Let's look at the equation $$f''(7x+1)=f''(x)$$

Say we substitute $\frac{x}{7}-\frac{1}{7}$ for $x$. This will give us $$f''(7(\frac{x}{7}-\frac{1}{7})+1)=f''(\frac{x}{7}-\frac{1}{7})$$ $$f''(x)=f''(\frac{x}{7}-\frac{1}{7})$$

Let's do the same substitution again. We get $$f''(\frac{x}{7}-\frac{1}{7})=f''(\frac{x}{49}-\frac{8}{49})$$ But we know that $f''(x)=f''(\frac{x}{7}-\frac{1}{7})$ so we have $$f''(x)=f''(\frac{x}{49}-\frac{8}{49})$$

If we perform the same substitution over and over again to infinity(with the same reduction back to $f''(x)=...$), we will end up with $$f''(x)=f''(\frac{-1}{7} + \frac{1}{7}(\frac{-1}{7}+\frac{1}{7}(\frac{-1}{7}+\cdots)))$$ To evaluate this, we can exploit self-similarity. Let $y=\frac{-1}{7} + \frac{1}{7}(\frac{-1}{7}+\frac{1}{7}(\frac{-1}{7}+\cdots))$. Then, we can notice that $y$ appears again in the expression and substitute as follows: $$y=\frac{-1}{7}+\frac{1}{7} y$$ $$\frac{6}{7}y=\frac{-1}{7}$$ $$y=\frac{-1}{6}$$ and hence $f''(x)=f''(\frac{-1}{6})$ and the solution proceeds as in OP.

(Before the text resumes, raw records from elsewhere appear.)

template <bool BIG>
__global__ __launch_bounds__(TK_THREADS) void topk_kernel(const uint64_t *__restrict__ cand,
                                                          const uint32_t *__restrict__ count, int segments,
                                                          uint32_t seg_cap, int w, int k, MiSets kpt_sets,
                                                          float *__restrict__ kscores, int select_mode,
                                                          unsigned long long *prof) {
#define TK_STAMP(i) do { if (prof && blockIdx.x == 0 && threadIdx.x == 0) prof[i] = wall_clock64(); } while (0)
  TK_STAMP(0);
  __shared__ uint64_t raw[BIG ? TK_BIG_MAX / 2 : 2 * TK_MAX];
  uint64_t *const keys = raw;
  uint64_t *const keys2 = raw + TK_MAX;
  uint32_t *const scores = reinterpret_cast<uint32_t *>(raw);
  __shared__ uint32_t seg_cnt[TK_SEGS], seg_base[TK_SEGS];
  __shared__ uint32_t hist[256];
  __shared__ uint32_t wsum[TK_WAVES];
  __shared__ uint64_t s_prefix;
  __shared__ uint32_t s_krem, s_fill, s_done;

  const int t = threadIdx.x, lane = t & 63, wave = t >> 6;
  const int img = blockIdx.x;
  const uint64_t *list = cand + (size_t)img * segments * seg_cap;
  const uint32_t *cnt = count + (size_t)img * segments;

  const bool slots = segments <= TK_SEGS;
  uint32_t part = 0;
  if (t == 0) s_fill = 0u;
  __syncthreads();
  for (int s = t; s < segments; s += TK_THREADS) {
    const uint32_t c = min(cnt[s], seg_cap);
    part += c;
    if (slots) {
      seg_cnt[s] = c;
      seg_base[s] = c ? atomicAdd(&s_fill, c) : 0u;
    }
  }
#pragma unroll
  for (int o = 32; o > 0; o >>= 1) part += __shfl_xor(part, o, 64);
  if (lane == 0) wsum[wave] = part;
  __syncthreads();
  uint32_t n = 0;
#pragma unroll
  for (int q = 0; q < TK_WAVES; ++q) n += wsum[q];
  int nsel;
  TK_STAMP(1);

  bool in_lds = false;
  if (BIG && slots && n > (uint32_t)TK_MAX && n <= (uint32_t)TK_BIG_MAX && k <= TK_MAX) {
    for (int s0 = wave * 8; s0 < segments; s0 += TK_WAVES * 8) {
      uint64_t v[8];
      uint32_t c[8], base[8];
#pragma unroll
      for (int q = 0; q < 8; ++q) {
        const int sg = s0 + q;
        c[q] = sg < segments ? seg_cnt[sg] : 0u;
        base[q] = sg < segments ? seg_base[sg] : 0u;
        v[q] = 0ull;
        if ((uint32_t)lane < c[q]) v[q] = list[(size_t)sg * seg_cap + lane];
      }
#pragma unroll
      for (int q = 0; q < 8; ++q) {
        if ((uint32_t)lane < c[q]) scores[base[q] + lane] = (uint32_t)(v[q] >> 32);
        for (uint32_t i = 64 + lane; i < c[q]; i += 64) scores[base[q] + i] = (uint32_t)(list[(size_t)(s0 + q) * seg_cap + i] >> 32);
      }
    }
    if (t == 0) { s_prefix = 0ull; s_krem = (uint32_t)k; s_done = 0u; }
    __syncthreads();
    uint32_t mask32 = 0u;
    for (int shift = 24; shift >= 0; shift -= 8) {
      if (t < 256) hist[t] = 0u;
      __syncthreads();
      const uint32_t prefix = (uint32_t)s_prefix;
      for (uint32_t i0 = 0; i0 < n; i0 += TK_THREADS) {
        const uint32_t i = i0 + t;
        const uint32_t sc = i < n ? scores[i] : 0u;
        const bool act = i < n && ((sc & mask32) == prefix);
        const uint32_t digit = (sc >> shift) & 255u;
        const unsigned long long am = __ballot(act);
        if (am) {
          const int leader = __ffsll((long long)am) - 1;
          const uint32_t d0 = __shfl(digit, leader, 64);
          const unsigned long long same = __ballot(act && digit == d0);
          if (lane == leader) atomicAdd(&hist[d0], (uint32_t)__popcll(same));
          if (act && digit != d0) atomicAdd(&hist[digit], 1u);
        }
      }
      __syncthreads();
      if (t < 64) {
        const uint32_t krem = s_krem;
        uint32_t c[4], tot = 0;
#pragma unroll
        for (int q = 0; q < 4; ++q) { c[q] = hist[255 - 4 * t - q]; tot += c[q]; }
        uint32_t incl = tot;
#pragma unroll
        for (int o = 1; o < 64; o <<= 1) {
          const uint32_t up = __shfl_up(incl, o, 64);
          if (t >= o) incl += up;
        }
        uint32_t above = incl - tot;
        if (above < krem && krem <= incl) {
#pragma unroll
          for (int q = 0; q < 4; ++q) {
            if (krem <= above + c[q]) {
              s_prefix = (uint64_t)(prefix | ((uint32_t)(255 - 4 * t - q) << shift));
              s_krem = krem - above;
              s_fill = c[q];
              if (krem - above == c[q]) s_done = 1u;
              break;
            }
            above += c[q];
          }
        }
      }
      mask32 |= (0xFFu << shift);
      __syncthreads();
      if (s_done) break;
    }
    const uint32_t floor32 = (uint32_t)s_prefix;
    const uint32_t n2 = ((uint32_t)k - s_krem) + s_fill;
    __syncthreads();
    if (n2 <= (uint32_t)TK_MAX) {
      if (t == 0) s_fill = 0u;
      __syncthreads();
      for (int s0 = wave * 8; s0 < segments; s0 += TK_WAVES * 8) {
        uint64_t v[8];
        uint32_t c[8];
#pragma unroll
        for (int q = 0; q < 8; ++q) {
          const int sg = s0 + q;
          c[q] = sg < segments ? seg_cnt[sg] : 0u;
          v[q] = 0ull;
          if ((uint32_t)lane < c[q]) v[q] = list[(size_t)sg * seg_cap + lane];
        }
#pragma unroll
        for (int q = 0; q < 8; ++q) {
          if ((uint32_t)lane < c[q] && (uint32_t)(v[q] >> 32) >= floor32) keys[atomicAdd(&s_fill, 1u)] = v[q];
          for (uint32_t i = 64 + lane; i < c[q]; i += 64) {
            const uint64_t key = list[(size_t)(s0 + q) * seg_cap + i];
            if ((uint32_t)(key >> 32) >= floor32) keys[atomicAdd(&s_fill, 1u)] = key;
          }
        }
      }
      __syncthreads();
      n = s_fill;
      in_lds = true;
    }
    __syncthreads();
  }

  if (in_lds || (n <= (uint32_t)TK_MAX && slots)) {
    for (int s0 = wave * 4; !in_lds && s0 < segments; s0 += TK_WAVES * 4) {
      uint64_t v[4];
      uint32_t c[4], base[4];
#pragma unroll
      for (int q = 0; q < 4; ++q) {
        const int sg = s0 + q;
        c[q] = sg < segments ? seg_cnt[sg] : 0u;
        base[q] = sg < segments ? seg_base[sg] : 0u;
        v[q] = 0ull;
        if ((uint32_t)lane < c[q]) v[q] = list[(size_t)sg * seg_cap + lane];
      }
#pragma unroll
      for (int q = 0; q < 4; ++q) {
        if ((uint32_t)lane < c[q]) keys[base[q] + lane] = v[q];
        for (uint32_t i = 64 + lane; i < c[q]; i += 64) keys[base[q] + i] = list[(size_t)(s0 + q) * seg_cap + i];
      }
    }
    int npad = 2;
    while (npad < (int)n) npad <<= 1;
    __syncthreads();
    TK_STAMP(2);
    if ((select_mode || in_lds) && n >= (uint32_t)k && 4 * k <= TK_MAX && (n > (uint32_t)k || in_lds)) {
      uint64_t r[4];
#pragma unroll
      for (int q = 0; q < 4; ++q) r[q] = (uint32_t)(t + q * TK_THREADS) < n ? keys[t + q * TK_THREADS] : 0ull;
      if (t == 0) { s_prefix = 0ull; s_krem = (uint32_t)k; s_fill = 0u; s_done = 0u; }
      uint64_t mask = 0ull;
      for (int shift = n == (uint32_t)k ? -8 : 56; shift >= 0; shift -= 8) {
        if (t < 256) hist[t] = 0u;
        __syncthreads();
        const uint64_t prefix = s_prefix;
#pragma unroll
        for (int q = 0; q < 4; ++q) {
          const bool act = r[q] != 0ull && ((r[q] & mask) == prefix);
          const uint32_t digit = (uint32_t)(r[q] >> shift) & 255u;
          const unsigned long long am = __ballot(act);
          if (am) {
            const int leader = __ffsll((long long)am) - 1;
            const uint32_t d0 = __shfl(digit, leader, 64);
            const unsigned long long same = __ballot(act && digit == d0);
            if (lane == leader) atomicAdd(&hist[d0], (uint32_t)__popcll(same));
            if (act && digit != d0) atomicAdd(&hist[digit], 1u);
          }
        }
        __syncthreads();
        if (t < 64) {
          const uint32_t krem = s_krem;
          uint32_t c[4], tot = 0;
#pragma unroll
          for (int q = 0; q < 4; ++q) { c[q] = hist[255 - 4 * t - q]; tot += c[q]; }
          uint32_t incl = tot;
#pragma unroll
          for (int o = 1; o < 64; o <<= 1) {
            const uint32_t up = __shfl_up(incl, o, 64);
            if (t >= o) incl += up;
          }
          uint32_t above = incl - tot;
          if (above < krem && krem <= incl) {
#pragma unroll
            for (int q = 0; q < 4; ++q) {
              if (krem <= above + c[q]) {
                s_prefix = prefix | ((uint64_t)(255 - 4 * t - q) << shift);
                s_krem = krem - above;
                if (krem - above == c[q]) s_done = 1u;
                break;
              }
              above += c[q];
            }
          }
        }
        mask |= (0xFFull << shift);
        __syncthreads();
        if (s_done) break;
      }
      if (n == (uint32_t)k) __syncthreads();
      const uint64_t kth = s_prefix;
      TK_STAMP(3);
#pragma unroll
      for (int q = 0; q < 4; ++q)
        if (r[q] != 0ull && r[q] >= kth) {
          const uint32_t slot = atomicAdd(&s_fill, 1u);
          if (slot < (uint32_t)TK_MAX) keys2[slot] = r[q];
        }
      __syncthreads();
      nsel = (int)(s_fill < (uint32_t)k ? s_fill : (uint32_t)k);
      int kpad = 2;
      while (kpad < k) kpad <<= 1;
      for (int i = nsel + t; i < kpad; i += TK_THREADS) keys2[i] = 0ull;
      __syncthreads();
      TK_STAMP(4);
      if (kpad >= 128 && kpad <= TK_THREADS) {
        const int tpk = TK_THREADS / kpad, slice = kpad / tpk;
        const int ki = t & (kpad - 1), part = t / kpad;
        if (t < kpad) seg_cnt[t] = 0u;
        const uint64_t mine = keys2[ki];
        uint32_t above = 0;
        if (mine != 0ull) {
          const ulonglong2 *lst = reinterpret_cast<const ulonglong2 *>(keys2 + part * slice);
#pragma unroll 8
          for (int j = 0; j < slice / 2; ++j) {
            const ulonglong2 two = lst[j];
            above += (two.x > mine ? 1u : 0u) + (two.y > mine ? 1u : 0u);
          }
        }
        __syncthreads();
        if (mine != 0ull && above) atomicAdd(&seg_cnt[ki], above);
        __syncthreads();
        if (part == 0 && mine != 0ull) keys[seg_cnt[ki]] = mine;
        __syncthreads();
      } else {
        bitonic_sort_desc(keys2, kpad, t);
        for (int i = t; i < nsel; i += TK_THREADS) keys[i] = keys2[i];
        __syncthreads();
      }
    } else {
    for (int i = (int)n + t; i < npad; i += TK_THREADS) keys[i] = 0ull;
    __syncthreads();
    if (npad == TK_MAX) bitonic_sort_desc_4096(keys, keys2, t);
    else bitonic_sort_desc(keys, npad, t);
    nsel = (int)n < k ? (int)n : k;
    }
  } else if (n <= (uint32_t)TK_MAX) {
    for (int s = wave; s < segments; s += TK_WAVES) {
      const uint32_t c = min(cnt[s], seg_cap);
      if (c == 0u) continue;
      uint32_t base = 0;
      if (lane == 0) base = atomicAdd(&s_fill, c);
      base = __shfl(base, 0, 64);
      const uint64_t *seg = list + (size_t)s * seg_cap;
      for (uint32_t i = lane; i < c; i += 64) keys[base + i] = seg[i];
    }
    int npad = 2;
    while (npad < (int)n) npad <<= 1;
    __syncthreads();
    for (int i = (int)n + t; i < npad; i += TK_THREADS) keys[i] = 0ull;
    __syncthreads();
    if (npad == TK_MAX) bitonic_sort_desc_4096(keys, keys2, t);
    else bitonic_sort_desc(keys, npad, t);
    nsel = (int)n < k ? (int)n : k;
  } else {
    if (t == 0) { s_prefix = 0ull; s_krem = (uint32_t)k; s_fill = 0u; s_done = 0u; }
    uint64_t mask = 0ull;
    for (int shift = 56; shift >= 0; shift -= 8) {
      if (t < 256) hist[t] = 0u;
      __syncthreads();
      const uint64_t prefix = s_prefix;
      for (int s = wave; s < segments; s += TK_WAVES) {
        const uint32_t c = min(cnt[s], seg_cap);
        const uint64_t *seg = list + (size_t)s * seg_cap;
        for (uint32_t base = 0; base < c; base += 64) {
          const uint32_t i = base + lane;
          bool act = false;
          uint32_t digit = 0;
          if (i < c) {
            const uint64_t key = seg[i];
            act = ((key & mask) == prefix);
            digit = (uint32_t)(key >> shift) & 255u;
          }
          const unsigned long long am = __ballot(act);
          if (am) {
            const int leader = __ffsll((long long)am) - 1;
            const uint32_t d0 = __shfl(digit, leader, 64);
            const unsigned long long same = __ballot(act && digit == d0);
            if (lane == leader) atomicAdd(&hist[d0], (uint32_t)__popcll(same));
            if (act && digit != d0) atomicAdd(&hist[digit], 1u);
          }
        }
      }
      __syncthreads();
      if (t < 64) {
        const uint32_t krem = s_krem;
        uint32_t c[4], tot = 0;
#pragma unroll
        for (int q = 0; q < 4; ++q) { c[q] = hist[255 - 4 * t - q]; tot += c[q]; }
        uint32_t incl = tot;
#pragma unroll
        for (int o = 1; o < 64; o <<= 1) {
          const uint32_t v = __shfl_up(incl, o, 64);
          if (t >= o) incl += v;
        }
        uint32_t above = incl - tot;
        if (above < krem && krem <= incl) {
#pragma unroll
          for (int q = 0; q < 4; ++q) {
            if (krem <= above + c[q]) {
              s_prefix = prefix | ((uint64_t)(255 - 4 * t - q) << shift);
              s_krem = krem - above;
              if (krem - above == c[q]) s_done = 1u;
              break;
            }
            above += c[q];
          }
        }
      }
      mask |= (0xFFull << shift);
      __syncthreads();
      if (s_done) break;
    }
    const uint64_t kth = s_prefix;
    for (int s = wave; s < segments; s += TK_WAVES) {
      const uint32_t c = min(cnt[s], seg_cap);
      const uint64_t *seg = list + (size_t)s * seg_cap;
      for (uint32_t i = lane; i < c; i += 64) {
        const uint64_t key = seg[i];
        if (key >= kth) {
          const uint32_t slot = atomicAdd(&s_fill, 1u);
          if (slot < (uint32_t)TK_MAX) keys[slot] = key;
        }
      }
    }
    __syncthreads();
    nsel = (int)(s_fill < (uint32_t)k ? s_fill : (uint32_t)k);
    int npad = 2;
    while (npad < k) npad <<= 1;
    for (int i = nsel + t; i < npad; i += TK_THREADS) keys[i] = 0ull;
    __syncthreads();
    bitonic_sort_desc(keys, npad, t);
  }

  TK_STAMP(5);
  float *kpts = const_cast<float *>(mi_set_item<float>(kpt_sets, img, (size_t)k * 2));
  for (int j = t; j < k; j += TK_THREADS) {
    float y = -1.0f, x = -1.0f, s = 0.0f;
    if (j < nsel) {
      const uint64_t key = keys[j];
      const uint32_t lin = 0xFFFFFFFFu - (uint32_t)(key & 0xFFFFFFFFull);
      y = (float)(lin / (uint32_t)w);
      x = (float)(lin % (uint32_t)w);
      s = __uint_as_float((uint32_t)(key >> 32));
    }
    kpts[(size_t)j * 2 + 0] = y;
    kpts[(size_t)j * 2 + 1] = x;
    kscores[(size_t)img * k + j] = s;
  }
  TK_STAMP(6);
#undef TK_STAMP
}

}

If you want to rigorously define "repeating substitution infinitely many times," then you can show that after $n$ substitutions the equation you get is $$f''(x)=f''(7^{-n}(x+1/6)-1/6)$$ and then you take the limit as $n \to \infty$. You will end up with $$f''(x)=f''(\frac{-1}{6})$$ and again the solution proceeds as in OP.

Note: here, I only substitute in one direction, but by doing the reverse substitution $x \to 7x+1$ instead of $x \to \frac{x}{7}-\frac{1}{7}$ you get a similar equation.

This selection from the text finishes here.